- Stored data
struct bm_rbm {
    bm_rbm_config cfg;
    bm_xchg *xchg_used = nullptr;
    bool dw_sharded = false;
    int V, H, maxB;
    Stream stream;
    Stream comm_stream;
    Stream stage_stream;
    Event ev0, ev1;
    Mat W, dW;
    Mat Wt;
    bool use_wt = false, wt_valid = false;
    DevBuf vb, hb, dvb, dhb, q, sigma;
    Mat h0m, h0s, hm, hs, hneg;
    Mat vm, vs, Xs, Xd;
    DevBuf grad;
    DevBuf grad_alt;
    int grad_slot = 0;
    Event ev_ready[2], ev_reduced[2];
    DevBuf pen;
    DevBuf rowacc;
    DevBuf hhat;
    DevArray<int> flip;
    DevArray<double> scal;
    bool multinomial() const { return cfg.h_unit == BM_UNIT_MULTINOMIAL; }
    uint64_t seed = 0;
    uint32_t call = 0;
    int64_t row0 = 0;
    const float *Xin = nullptr;
    int Xin_ld = 0;
    bool hm_is_neg = false;
    bool fe_in_chain = false;
    DevBuf fe_part;
    int ais_rows = 0;
    Mat av, ah;
    DevBuf apart_h, apart_v;
    DevArray<double> alogw;
    DevBuf abase, adot, abeta, atable;
    int pt_rows = 0, pt_M = 0, pt_R = 0;
    int64_t pt_chain0 = 0;
    long long pt_step = 0;
    Mat ptv, pth;
    DevBuf ptpart_v, ptpart_h;
    DevBuf pt_mult, pt_beta;
    DevArray<int> pt_idx;
    DevArray<unsigned long long> pt_cnt;
    int fer_rows = 0;
    DevBuf fer_part, fer_out;
    int fast = 0;
    bool fast_now = false;
    Mat16 W3, W3t, hs16, vs16;
    DevArray<int> nonbinary;
    struct Stage { Mat W, dW; DevBuf vb, hb, dvb, dhb, q, sigma; Event ev; bool ready = false;
                   std::atomic<int> readers{0}; } stage[2];
    int last_stage = -1;
    Pinned<float> stage_host;
    int device = 0;
    static constexpr int MRING = 4096;
    Pinned<double> mring;
    double *mring_dev = nullptr;
    std::vector<int> mring_B;
    int mring_n = 0;
    Event ev_mlast;
    bool prof = false;
    struct Rec { int cls; Event a, b; };
    std::vector<Rec> recs;
    size_t grad_tail() const { return (size_t)V * W.ld; }
    ChainState chain;
};

enum { KC_UP = 0, KC_DOWN = 1, KC_GRAD = 2, KC_COLSUM = 3, KC_BIAS = 4, KC_OTHER = 5 };

static int check_dw(const bm_rbm *h, const char *what) {
    BM_CHECK(!h->dw_sharded, "%s: after bm_rbm_exchange_apply_direct this rank holds only its slice of the momentum buffer dW; "
             "every rank must call bm_rbm_exchange_gather_dw first (DirectExchange.gather_dw())", what);
    return 0;
}

struct ProfScope {
    bm_rbm *h; hipEvent_t b = nullptr;
    ProfScope(bm_rbm *h_, int cls) : h(h_) {
        if (!h->prof) return;
        bm_rbm::Rec r{cls};
        (void)create(r.a); (void)create(r.b);
        (void)hipEventRecord(r.a, h->stream);
        b = r.b;
        h->recs.push_back(std::move(r));
    }
    ~ProfScope() { if (b) (void)hipEventRecord(b, h->stream); }
};

static PhiloxKey make_key(const bm_rbm *h, uint32_t site, int t) {
    PhiloxKey k;
    k.k0 = (uint32_t)h->seed;
    k.k1 = (uint32_t)(h->seed >> 32);
    k.site = site + 16u * (uint32_t)t;
    k.call = h->call;
    return k;
}

static void act_pass(bm_rbm *h, const ActArgs &a, const Operand *alt_p = nullptr) {
    if (h->chain.on) {
        h->chain.rec.push_back(a);
        h->chain.alt_p.resize(h->chain.rec.size(), Operand{nullptr, 0, 0, 0});
        if (alt_p) h->chain.alt_p.back() = *alt_p;
    } else if (alt_p) {
        ActArgs b = a;
        b.P1 = *alt_p; b.p_xm = 1;
        launch_act(b, h->stream);
    } else launch_act(a, h->stream);
}
static void chain_begin(bm_rbm *h) {
    h->chain.on = !h->prof && !h->multinomial() && !h->fast_now && chain_mode(h->chain) > 0;
}
static int chain_end(bm_rbm *h) {
    BM_CHECK(chain_flush(h->chain, h->stream, h->maxB) == 0, "chained launch: %s", hipGetErrorString(hipGetLastError()));
    return 0;
}

static void ensure_wt(bm_rbm *h) {
    if (!h->use_wt || h->wt_valid) return;
    const int nt = ((h->V + 31) / 32) * ((h->H + 31) / 32);
    hipLaunchKernelGGL(transpose_kernel, dim3(nt), dim3(256), 0, h->stream, (const float *)h->W.p, h->W.ld, h->Wt.p, h->Wt.ld, h->V, h->H);
    h->wt_valid = true;
}

static void launch_up(bm_rbm *h, const float *v, int ldv, int B, float *means, float *states, int ldo,
                      int sample, uint32_t site, int t, float *negmeans = nullptr, bool fe = false) {
    ProfScope _ps(h, KC_UP);
    ActArgs a;
    memset(&a, 0, sizeof(a));
    a.P1 = make_operand(h->W.p, h->W.ld, h->H);
    a.Q1 = make_operand(v, ldv, B);
    a.K1 = h->V;
    a.I = h->H; a.J = B;
    a.bias = h->hb.p; a.sigma = nullptr;
    a.mult = 1.0f + (h->cfg.dbm_first ? 1.0f : 0.0f);
    a.bmult = a.mult;
    a.kind = BM_UNIT_BERNOULLI;
    a.sample = states ? sample : 0;
    a.means = means; a.states = states; a.negmeans = negmeans; a.ldo = ldo;
    a.key = make_key(h, site, t);
    a.row0 = h->row0;
    if (fe) {
        const int nslot = (h->H + 15) / 16, rm = (nslot + 3) & ~3;
        a.rowacc = h->fe_part.p; a.rowacc_single = 1; a.beta_b = 1.f; a.ld_part = h->maxB; a.fe_rm = rm;
        a.fe_rowacc2 = h->fe_part.p + (size_t)rm * h->maxB;
        a.fe_flip = FE_FLIP_FROM_KEY; a.fe_key = make_key(h, SITE_PLL, 0); a.fe_zero = h->scal.p;
        a.fe_x = v; a.fe_ldx = ldv; a.fe_w = h->W.p; a.fe_ldw = h->W.ld;
    }
    if (h->fast_now && v == h->vs.p) {
        a.b3.P1 = Bf3Operand{h->W3t.p, h->W3t.plane_stride(), h->W3t.ld, h->H};
        a.b3.Q1 = Bf3Operand{h->vs16.p, 0, h->vs16.ld, B};
        a.b3.K1 = h->vs16.ld;
        if (states == h->hs.p) { a.states16 = h->hs16.p; a.ld16 = h->hs16.ld; }
    }
    if (h->multinomial()) {
        if (!means) { means = h->hm.p; ldo = h->hm.ld; }
        a.kind = 3; a.sample = 0; a.means = means; a.ldo = ldo; a.states = nullptr; a.negmeans = nullptr;
        launch_act(a, h->stream);
        SmArgs m;
        memset(&m, 0, sizeof(m));
        m.L = means; m.ld = ldo; m.I = h->H; m.J = B; m.M = h->cfg.n_samples; m.sample = sample;
        m.states = states; m.negmeans = negmeans; m.key = a.key; m.row0 = h->row0;
        hipLaunchKernelGGL(softmax_multinomial_kernel, dim3(B), dim3(64), 2 * (size_t)h->H * sizeof(float), h->stream, m);
        return;
    }
    if (h->use_wt && h->wt_valid && !(h->fast_now && v == h->vs.p)) {
        const Operand wt = make_operand(h->Wt.p, h->Wt.ld, h->H);
        act_pass(h, a, &wt);
    } else act_pass(h, a);
}

static void launch_down(bm_rbm *h, const float *hs, int ldh, int B, float *means, float *states, int ldo,
                        int sample, uint32_t site, int t, const float *clamp_val = nullptr, const float *clamp_mask = nullptr) {
    ProfScope _ps(h, KC_DOWN);
    ActArgs a;
    memset(&a, 0, sizeof(a));
    a.P1 = make_operand(h->W.p, h->W.ld, h->V);
    a.p_xm = 1;
    a.Q1 = make_operand(hs, ldh, B);
    a.K1 = h->H;
    a.I = h->V; a.J = B;
    a.bias = h->vb.p; a.sigma = h->sigma.p;
    a.mult = 1.0f + (h->cfg.dbm_last ? 1.0f : 0.0f);
    a.bmult = a.mult;
    a.kind = h->cfg.v_unit;
    a.sample = sample;
    a.means = means; a.states = states; a.ldo = ldo;
    a.key = make_key(h, site, t);
    a.row0 = h->row0;
    a.clamp_val = clamp_val; a.clamp_mask = clamp_mask; a.ld_clamp = h->V;
    if (h->fast_now && hs == h->hs.p) {
        a.b3.P1 = Bf3Operand{h->W3.p, h->W3.plane_stride(), h->W3.ld, h->V};
        a.b3.Q1 = Bf3Operand{h->hs16.p, 0, h->hs16.ld, B};
        a.b3.K1 = h->hs16.ld;
        if (states == h->vs.p) { a.states16 = h->vs16.p; a.ld16 = h->vs16.ld; }
    }
    act_pass(h, a);
}

static bool metrics_fused_ok(const bm_rbm *h);
static void metrics_prep(bm_rbm *h, int B);
static int run_chain(bm_rbm *h, const float *X_dev, int B, int k, float *hm_out, bool need_vm = true, bool for_update = false,
                     bool split_step = false, bool fetch = false) {
    BM_CHECK(B >= 1 && B <= h->maxB, "batch %d outside [1, max_batch=%d]", B, h->maxB);
    BM_CHECK(k >= 1, "n_gibbs_steps must be >= 1 (got %d)", k);
    if (!split_step) ensure_wt(h);
    const float *Xin = X_dev;
    int ldx = h->V;
    if (h->cfg.v_unit == BM_UNIT_GAUSSIAN) {
        hipLaunchKernelGGL(div_cols_kernel, dim3(256), dim3(256), 0, h->stream, Xin, ldx, h->sigma.p, h->Xs.p,
                           h->Xs.ld, B, h->V);
        Xin = h->Xs.p; ldx = h->Xs.ld;
    }
    if (h->cfg.dropout >= 0.f) {
        hipLaunchKernelGGL(dropout_kernel, dim3(256), dim3(256), 0, h->stream, Xin, ldx, h->Xd.p, h->Xd.ld, B, h->V,
                           h->cfg.dropout, make_key(h, SITE_DROPOUT, 0),
                           (unsigned long long)h->row0 * (unsigned long long)h->V);
        Xin = h->Xd.p; ldx = h->Xd.ld;
    }
    h->Xin = Xin; h->Xin_ld = ldx;
    const bool fe = fetch && metrics_fused_ok(h);
    if (fe && !h->fe_part.p) BM_TRY(h->fe_part.alloc((size_t)2 * ((((h->H + 15) / 16) + 3) & ~3) * h->maxB));
    h->fe_in_chain = fe;
    if (fetch && !fe) metrics_prep(h, B);
    chain_begin(h);
    launch_up(h, Xin, ldx, B, h->h0m.p, h->h0s.p, h->h0m.ld, 1, SITE_H0, 0, nullptr, fe);
    const float *hstate = h->cfg.sample_h_states ? h->h0s.p : h->h0m.p;
    for (int t = 0; t < k; ++t) {
        const bool last = t == k - 1;
        launch_down(h, hstate, h->hs.ld, B, (need_vm && last) ? h->vm.p : nullptr, h->vs.p, h->vm.ld,
                    h->cfg.sample_v_states, SITE_V, t);
        const bool last_out = hm_out && last;
        const bool neg_only = last && !hm_out && !need_vm && !h->multinomial();
        h->hm_is_neg = neg_only;
        launch_up(h, h->vs.p, h->vs.ld, B, last_out ? hm_out : (neg_only ? nullptr : h->hm.p), last ? nullptr : h->hs.p,
                  last_out ? h->H : h->hm.ld, h->cfg.sample_h_states, SITE_H, t, (!hm_out && last) ? h->hneg.p : nullptr);
        hstate = h->hs.p;
    }
    BM_TRY(chain_end(h));
    return 0;
}

static void fill_bias(bm_rbm *h, float N, float lr, float mom, RbmBiasArgs &b) {
    float *tail = h->grad.p + h->grad_tail();
    b.sv = tail; b.sh = tail + h->V; b.sq = tail + h->V + h->H;
    b.vb = h->vb.p; b.dvb = h->dvb.p; b.hb = h->hb.p; b.dhb = h->dhb.p; b.q = h->q.p; b.pen = h->pen.p;
    b.V = h->V; b.H = h->H;
    b.N = N; b.lr = lr; b.mom = mom;
    b.damping = h->cfg.sparsity_damping; b.cost = h->cfg.sparsity_cost; b.target = h->cfg.sparsity_target;
}

static int fill_bias_fused(bm_rbm *h, int B, float lr, float mom, RbmBiasFusedArgs &a) {
    memset(&a, 0, sizeof(a));
    a.X = h->Xin; a.ldx = h->Xin_ld; a.vs = h->vs.p; a.ldv = h->vs.ld;
    a.h0m = h->h0m.p; a.ldh0 = h->h0m.ld; a.B = B;
    if (h->hm_is_neg) { a.hm = h->hneg.p; a.ldh = h->hneg.ld; a.hm_negated = 1; }
    else              { a.hm = h->hm.p; a.ldh = h->hm.ld; }
    a.raw_tail = h->grad.p + h->grad_tail();
    RbmBiasArgs &b = a.u;
    b.vb = h->vb.p; b.dvb = h->dvb.p; b.hb = h->hb.p; b.dhb = h->dhb.p; b.q = h->q.p; b.pen = h->pen.p;
    b.V = h->V; b.H = h->H;
    b.N = (float)B; b.lr = lr; b.mom = mom;
    b.damping = h->cfg.sparsity_damping; b.cost = h->cfg.sparsity_cost; b.target = h->cfg.sparsity_target;
    return (h->V + 63) / 64 + (h->H + 63) / 64;
}

static void launch_bias_fused(bm_rbm *h, int B, float lr, float mom) {
    ProfScope _ps(h, KC_COLSUM);
    RbmBiasFusedArgs a;
    const int nw = fill_bias_fused(h, B, lr, mom, a);
    hipLaunchKernelGGL(rbm_bias_fused_kernel, dim3(nw), dim3(NT), 0, h->stream, a);
}

static void rbm_grad(bm_rbm *h, int B, int fused, float N, float lr, float mom, bool with_bias);

static void launch_update_fused(bm_rbm *h, int B, float lr, float mom) {
    if (h->cfg.sparsity_cost != 0.f) {
        launch_bias_fused(h, B, lr, mom);
        rbm_grad(h, B, 1, (float)B, lr, mom, false);
    } else {
        rbm_grad(h, B, 1, (float)B, lr, mom, true);
    }
}

static void fill_grad(bm_rbm *h, int B, int fused, float N, float lr, float mom, GradArgs &g) {
    memset(&g, 0, sizeof(g));
    g.Ppos = make_operand(h->h0m.p, h->h0m.ld, h->H);
    g.Qpos = make_operand(h->Xin, h->Xin_ld, h->V);
    g.Kpos = B;
    g.Pneg = make_operand(h->hneg.p, h->hneg.ld, h->H);
    g.Qneg = make_operand(h->vs.p, h->vs.ld, h->V);
    g.Kneg = B;
    g.I = h->H; g.J = h->V;
    g.form = 0; g.fused = fused;
    g.raw = h->grad.p; g.raw2 = nullptr;
    g.W = h->W.p; g.dW = h->dW.p; g.Wt = nullptr;
    g.ldw = h->W.ld; g.ldwt = 0;
    if (h->use_wt && fused) { g.Wt = h->Wt.p; g.ldwt = h->Wt.ld; }
    g.N = N; g.M = N; g.l2 = h->cfg.l2; g.lr = lr; g.mom = mom;
}
static void rbm_grad(bm_rbm *h, int B, int fused, float N, float lr, float mom, bool with_bias) {
    ProfScope _ps(h, KC_GRAD);
    GradArgs g;
    fill_grad(h, B, fused, N, lr, mom, g);
    g.pen = with_bias ? nullptr : h->pen.p;
    if (with_bias) {
        g.nbias = fill_bias_fused(h, B, lr, mom, g.bias);
        g.bias.raw_only = fused ? 0 : 1;
    }
    bm::launch_grad(g, h->stream);
    if (fused && h->use_wt) h->wt_valid = true;
}

static void launch_fe(bm_rbm *h, const float *Xin, int ldx, int B, bool with_flip) {
    FeArgs f;
    memset(&f, 0, sizeof(f));
    f.P = make_operand(h->W.p, h->W.ld, h->H);
    f.Q = make_operand(Xin, ldx, B);
    f.K = h->V; f.I = h->H; f.J = B;
    f.hb = h->hb.p;
    f.rowacc = h->rowacc.p;
    if (with_flip) { f.rowacc2 = h->rowacc.p + h->maxB; f.flip_col = h->flip.p; }
    if (h->multinomial()) {
        (void)hipMemsetAsync(h->hhat.p, 0, 3 * (size_t)h->H * sizeof(float), h->stream);
        const int M = h->cfg.n_samples;
        hipLaunchKernelGGL(mn_hhat_kernel, dim3((M + 255) / 256), dim3(256), 0, h->stream, h->hhat.p, h->H, M,
                           make_key(h, SITE_FE, 0), make_key(h, SITE_FE, 1), make_key(h, SITE_FE, 2));
        f.hvec = h->hhat.p;
        f.rowacc3 = h->rowacc.p + 2 * (size_t)h->maxB;
    }
    launch_fe_hidden(f, h->stream);
    FeRowArgs r;
    memset(&r, 0, sizeof(r));
    r.X = Xin; r.ld = ldx; r.V = h->V; r.B = B;
    r.vb = h->vb.p; r.sigma = (h->cfg.v_unit == BM_UNIT_GAUSSIAN) ? h->sigma.p : nullptr;
    r.rowacc = f.rowacc; r.rowacc2 = f.rowacc2; r.rowacc3 = f.rowacc3; r.flip_col = f.flip_col; r.out = h->scal.p + 2;
    hipLaunchKernelGGL(fe_row_kernel, dim3((B + FE_ROWS_PER_WG - 1) / FE_ROWS_PER_WG), dim3(256), 0, h->stream, r);
}

static double mn_fe_const(const bm_rbm *h) {
    if (!h->multinomial()) return 0.0;
    const double M = h->cfg.n_samples, K = h->H;
    return -lgamma(M + K) + lgamma(M + 1.0) + lgamma(K);
}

- What you have to do
Please set down again, word for word, only the lines from the start of the entries through the line with "DevArray<double> scal;", both ends included.

- Exercise answer
struct bm_rbm {
    bm_rbm_config cfg;
    bm_xchg *xchg_used = nullptr;
    bool dw_sharded = false;
    int V, H, maxB;
    Stream stream;
    Stream comm_stream;
    Stream stage_stream;
    Event ev0, ev1;
    Mat W, dW;
    Mat Wt;
    bool use_wt = false, wt_valid = false;
    DevBuf vb, hb, dvb, dhb, q, sigma;
    Mat h0m, h0s, hm, hs, hneg;
    Mat vm, vs, Xs, Xd;
    DevBuf grad;
    DevBuf grad_alt;
    int grad_slot = 0;
    Event ev_ready[2], ev_reduced[2];
    DevBuf pen;
    DevBuf rowacc;
    DevBuf hhat;
    DevArray<int> flip;
    DevArray<double> scal;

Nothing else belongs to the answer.